### [What the exercise asks]
Which lines run from the start of the data below to the line containing "GnStatBuf* rs = nullptr;"? Set them down exactly, with none added.

### [Exercise inputs]

View Encoder::run_down(Ctx& c, View x, GnStatBuf*& xs, int B, int& h, int& w, View text_kv, int L, const float* tproj,
                       const SkipDst& skip_view, const SkipStat& skip_stat) {
    Arena& a = *c.arena;
    const int nb = cfg.num_blocks;
    const int G = cfg.norm_num_groups;
    const float eps = cfg.norm_eps;
    int skip_i = 1;
    for (int i = 0; i < nb; ++i) {
        for (int j = 0; j < cfg.layers_per_block; ++j) {
            const Resnet& r = down_res[i][j];
            if (cfg.down_block_has_attn[i]) {
                const size_t mk = a.mark();
                View tmp(a.alloc_h((long)B * h * w * r.cout), r.cout, r.cout);
                GnStatBuf* rs = nullptr;
                run_resnet(c, r, x, B, h, w, tmp, G, eps, tproj, temb_total, xs, &rs);
                View dst = skip_view(skip_i);
                run_xformer(c, down_att[i][j], tmp, B, h, w, dst, G, text_kv, L, rs, &xs, skip_stat(skip_i, (long)h * w, r.cout));
                a.release(mk);
                x = dst;
            } else {
                View dst = skip_view(skip_i);
                run_resnet(c, r, x, B, h, w, dst, G, eps, tproj, temb_total, xs, &xs, 1.f, skip_stat(skip_i, (long)h * w, r.cout));
                x = dst;
            }
            ++skip_i;
        }
        if (i != nb - 1) {
            ConvFuse f;
            f.gn_out = skip_stat(skip_i, (long)(h / 2) * (w / 2), down_ds[i].cout);
            View dst = skip_view(skip_i++);
            f.gn_groups = G;
            op_conv(c, down_ds[i], x, B, h, w, dst, 2, 0, nullptr, 0, nullptr, 0, -1, 0, &f);
            xs = f.gn_out;
            h /= 2; w /= 2;
            x = dst;
        }
    }

    return x;
}

void Encoder::run_mid(Ctx& c, View x, GnStatBuf* xs, int B, int h, int w, View text_kv, int L, const float* tproj,
                      View dst) {
    Arena& a = *c.arena;
    const int nb = cfg.num_blocks;
    const int* boc = cfg.block_out_channels;
    const int G = cfg.norm_num_groups;
    const float eps = cfg.norm_eps;
    const int C = boc[nb - 1];
    const long M = (long)B * h * w;
    View m0(a.alloc_h(M * C), C, C), m1(a.alloc_h(M * C), C, C);
    GnStatBuf *s0 = nullptr, *s1 = nullptr;
    run_resnet(c, mid_r0, x, B, h, w, m0, G, eps, tproj, temb_total, xs, &s0);
    run_xformer(c, mid_att, m0, B, h, w, m1, G, text_kv, L, s0, &s1);
    run_resnet(c, mid_r1, m1, B, h, w, dst, G, eps, tproj, temb_total, s1);
}

int Encoder::num_skips() const { return 1 + cfg.num_blocks * cfg.layers_per_block + (cfg.num_blocks - 1); }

### [Solved exercise]
View Encoder::run_down(Ctx& c, View x, GnStatBuf*& xs, int B, int& h, int& w, View text_kv, int L, const float* tproj,
                       const SkipDst& skip_view, const SkipStat& skip_stat) {
    Arena& a = *c.arena;
    const int nb = cfg.num_blocks;
    const int G = cfg.norm_num_groups;
    const float eps = cfg.norm_eps;
    int skip_i = 1;
    for (int i = 0; i < nb; ++i) {
        for (int j = 0; j < cfg.layers_per_block; ++j) {
            const Resnet& r = down_res[i][j];
            if (cfg.down_block_has_attn[i]) {
                const size_t mk = a.mark();
                View tmp(a.alloc_h((long)B * h * w * r.cout), r.cout, r.cout);
                GnStatBuf* rs = nullptr;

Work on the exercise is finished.